WORK REQUIRED:
When a line of the entries contains the word "typedef", report that line.

DATA SHOWN Block Start

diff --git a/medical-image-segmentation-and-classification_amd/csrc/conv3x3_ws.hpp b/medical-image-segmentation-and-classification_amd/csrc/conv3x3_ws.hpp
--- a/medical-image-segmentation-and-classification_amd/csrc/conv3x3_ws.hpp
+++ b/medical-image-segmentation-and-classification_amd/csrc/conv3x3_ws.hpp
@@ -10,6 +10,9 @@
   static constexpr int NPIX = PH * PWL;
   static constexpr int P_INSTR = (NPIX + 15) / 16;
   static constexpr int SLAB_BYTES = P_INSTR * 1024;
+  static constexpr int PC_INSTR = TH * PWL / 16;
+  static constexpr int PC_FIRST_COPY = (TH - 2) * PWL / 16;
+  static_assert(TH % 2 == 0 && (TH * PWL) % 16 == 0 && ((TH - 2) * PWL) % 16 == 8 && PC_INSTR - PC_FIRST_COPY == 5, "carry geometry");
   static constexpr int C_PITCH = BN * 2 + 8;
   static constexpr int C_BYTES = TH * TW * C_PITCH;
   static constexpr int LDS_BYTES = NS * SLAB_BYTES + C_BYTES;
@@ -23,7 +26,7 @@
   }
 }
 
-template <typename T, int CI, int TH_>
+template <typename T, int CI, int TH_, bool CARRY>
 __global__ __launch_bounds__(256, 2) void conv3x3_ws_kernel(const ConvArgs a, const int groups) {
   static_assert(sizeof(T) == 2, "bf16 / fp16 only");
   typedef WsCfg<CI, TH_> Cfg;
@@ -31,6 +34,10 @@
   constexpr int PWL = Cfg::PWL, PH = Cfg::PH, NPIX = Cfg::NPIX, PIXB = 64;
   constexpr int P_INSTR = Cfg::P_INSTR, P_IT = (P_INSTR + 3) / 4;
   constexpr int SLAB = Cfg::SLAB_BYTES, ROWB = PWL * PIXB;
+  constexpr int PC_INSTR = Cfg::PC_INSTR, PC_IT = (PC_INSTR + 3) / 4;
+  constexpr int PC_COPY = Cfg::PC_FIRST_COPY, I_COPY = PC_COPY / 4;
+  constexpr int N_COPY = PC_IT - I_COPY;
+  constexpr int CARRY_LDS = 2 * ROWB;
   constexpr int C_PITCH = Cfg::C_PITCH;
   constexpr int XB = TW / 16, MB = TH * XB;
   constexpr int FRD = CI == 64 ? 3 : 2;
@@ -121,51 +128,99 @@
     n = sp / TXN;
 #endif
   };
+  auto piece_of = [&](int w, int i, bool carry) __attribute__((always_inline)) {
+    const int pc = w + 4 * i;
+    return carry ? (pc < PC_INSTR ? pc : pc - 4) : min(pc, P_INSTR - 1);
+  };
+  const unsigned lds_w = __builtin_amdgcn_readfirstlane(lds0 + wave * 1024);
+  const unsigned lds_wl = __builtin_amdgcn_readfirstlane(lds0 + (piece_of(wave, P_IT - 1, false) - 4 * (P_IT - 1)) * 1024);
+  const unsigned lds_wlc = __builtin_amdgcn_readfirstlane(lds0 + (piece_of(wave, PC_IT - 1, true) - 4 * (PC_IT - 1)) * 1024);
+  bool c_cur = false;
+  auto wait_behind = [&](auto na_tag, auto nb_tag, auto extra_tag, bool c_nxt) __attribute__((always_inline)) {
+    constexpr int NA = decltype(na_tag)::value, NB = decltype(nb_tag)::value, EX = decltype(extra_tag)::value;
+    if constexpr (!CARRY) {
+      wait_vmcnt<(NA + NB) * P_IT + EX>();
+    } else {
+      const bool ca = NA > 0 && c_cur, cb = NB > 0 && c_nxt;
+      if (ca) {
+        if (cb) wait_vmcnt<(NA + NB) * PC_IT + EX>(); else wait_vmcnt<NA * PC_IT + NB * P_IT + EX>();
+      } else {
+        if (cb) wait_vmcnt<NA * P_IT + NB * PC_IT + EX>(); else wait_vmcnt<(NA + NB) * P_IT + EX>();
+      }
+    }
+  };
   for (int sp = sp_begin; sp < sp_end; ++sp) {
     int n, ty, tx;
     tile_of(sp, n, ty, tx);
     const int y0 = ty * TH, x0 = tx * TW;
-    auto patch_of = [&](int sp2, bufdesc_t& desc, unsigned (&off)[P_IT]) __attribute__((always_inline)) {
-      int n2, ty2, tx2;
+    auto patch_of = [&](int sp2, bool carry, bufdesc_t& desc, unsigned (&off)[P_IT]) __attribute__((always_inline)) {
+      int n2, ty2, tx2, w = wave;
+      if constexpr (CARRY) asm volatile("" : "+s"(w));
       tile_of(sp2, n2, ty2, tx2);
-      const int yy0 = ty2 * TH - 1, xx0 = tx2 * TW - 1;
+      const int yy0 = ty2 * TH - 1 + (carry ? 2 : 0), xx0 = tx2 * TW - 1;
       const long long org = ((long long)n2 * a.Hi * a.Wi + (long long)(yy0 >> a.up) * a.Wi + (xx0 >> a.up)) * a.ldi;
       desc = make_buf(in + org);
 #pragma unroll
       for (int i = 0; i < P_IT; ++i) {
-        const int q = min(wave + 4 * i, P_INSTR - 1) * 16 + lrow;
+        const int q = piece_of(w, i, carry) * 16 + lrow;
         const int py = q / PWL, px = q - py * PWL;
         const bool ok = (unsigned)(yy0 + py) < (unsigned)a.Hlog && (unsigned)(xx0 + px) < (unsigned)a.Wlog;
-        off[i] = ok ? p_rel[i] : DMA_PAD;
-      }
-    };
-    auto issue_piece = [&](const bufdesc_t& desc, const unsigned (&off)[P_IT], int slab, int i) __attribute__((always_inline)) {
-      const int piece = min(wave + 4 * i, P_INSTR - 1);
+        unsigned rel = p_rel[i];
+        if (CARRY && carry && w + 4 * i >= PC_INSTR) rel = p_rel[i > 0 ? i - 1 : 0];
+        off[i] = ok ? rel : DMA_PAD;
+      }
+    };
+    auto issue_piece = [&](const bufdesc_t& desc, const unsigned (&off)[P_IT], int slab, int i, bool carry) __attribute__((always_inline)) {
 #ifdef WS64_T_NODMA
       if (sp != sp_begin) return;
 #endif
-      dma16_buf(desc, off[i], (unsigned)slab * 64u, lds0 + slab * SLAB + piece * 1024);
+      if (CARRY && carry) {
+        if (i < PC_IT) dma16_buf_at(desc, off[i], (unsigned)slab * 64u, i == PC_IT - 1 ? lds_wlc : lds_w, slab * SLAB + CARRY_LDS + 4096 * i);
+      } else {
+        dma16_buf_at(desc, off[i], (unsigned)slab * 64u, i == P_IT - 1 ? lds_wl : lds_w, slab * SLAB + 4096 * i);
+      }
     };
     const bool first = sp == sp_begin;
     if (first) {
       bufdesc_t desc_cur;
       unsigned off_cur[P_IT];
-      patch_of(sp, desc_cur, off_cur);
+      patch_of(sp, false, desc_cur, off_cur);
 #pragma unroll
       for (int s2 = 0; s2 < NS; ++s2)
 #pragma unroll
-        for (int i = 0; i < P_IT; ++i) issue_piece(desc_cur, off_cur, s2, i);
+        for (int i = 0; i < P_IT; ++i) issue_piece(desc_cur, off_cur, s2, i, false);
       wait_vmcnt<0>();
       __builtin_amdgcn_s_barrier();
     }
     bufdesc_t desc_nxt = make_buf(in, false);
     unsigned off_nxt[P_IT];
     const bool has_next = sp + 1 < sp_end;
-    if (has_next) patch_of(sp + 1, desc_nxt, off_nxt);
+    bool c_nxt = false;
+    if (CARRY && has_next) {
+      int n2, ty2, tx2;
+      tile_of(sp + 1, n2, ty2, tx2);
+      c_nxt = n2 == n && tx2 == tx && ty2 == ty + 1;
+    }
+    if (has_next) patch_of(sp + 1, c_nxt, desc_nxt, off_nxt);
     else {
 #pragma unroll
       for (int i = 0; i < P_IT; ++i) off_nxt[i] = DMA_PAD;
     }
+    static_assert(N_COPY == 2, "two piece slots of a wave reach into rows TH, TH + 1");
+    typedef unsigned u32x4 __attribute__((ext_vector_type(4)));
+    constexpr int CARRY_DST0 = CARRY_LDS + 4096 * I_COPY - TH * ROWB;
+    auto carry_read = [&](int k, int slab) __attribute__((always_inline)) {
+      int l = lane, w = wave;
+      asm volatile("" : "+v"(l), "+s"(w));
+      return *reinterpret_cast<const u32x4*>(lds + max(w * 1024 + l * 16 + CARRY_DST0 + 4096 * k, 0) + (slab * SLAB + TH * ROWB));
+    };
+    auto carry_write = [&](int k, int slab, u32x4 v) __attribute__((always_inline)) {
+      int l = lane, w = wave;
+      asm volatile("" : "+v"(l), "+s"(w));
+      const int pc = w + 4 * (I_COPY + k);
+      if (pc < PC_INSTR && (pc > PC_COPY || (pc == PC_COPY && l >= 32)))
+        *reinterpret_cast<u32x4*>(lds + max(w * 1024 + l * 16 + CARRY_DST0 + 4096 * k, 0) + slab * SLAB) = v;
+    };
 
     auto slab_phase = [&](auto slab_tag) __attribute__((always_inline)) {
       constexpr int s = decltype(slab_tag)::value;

DATA SHOWN Block End

RESULT OF THE EXERCISE:
   typedef WsCfg<CI, TH_> Cfg;
+    typedef unsigned u32x4 __attribute__((ext_vector_type(4)));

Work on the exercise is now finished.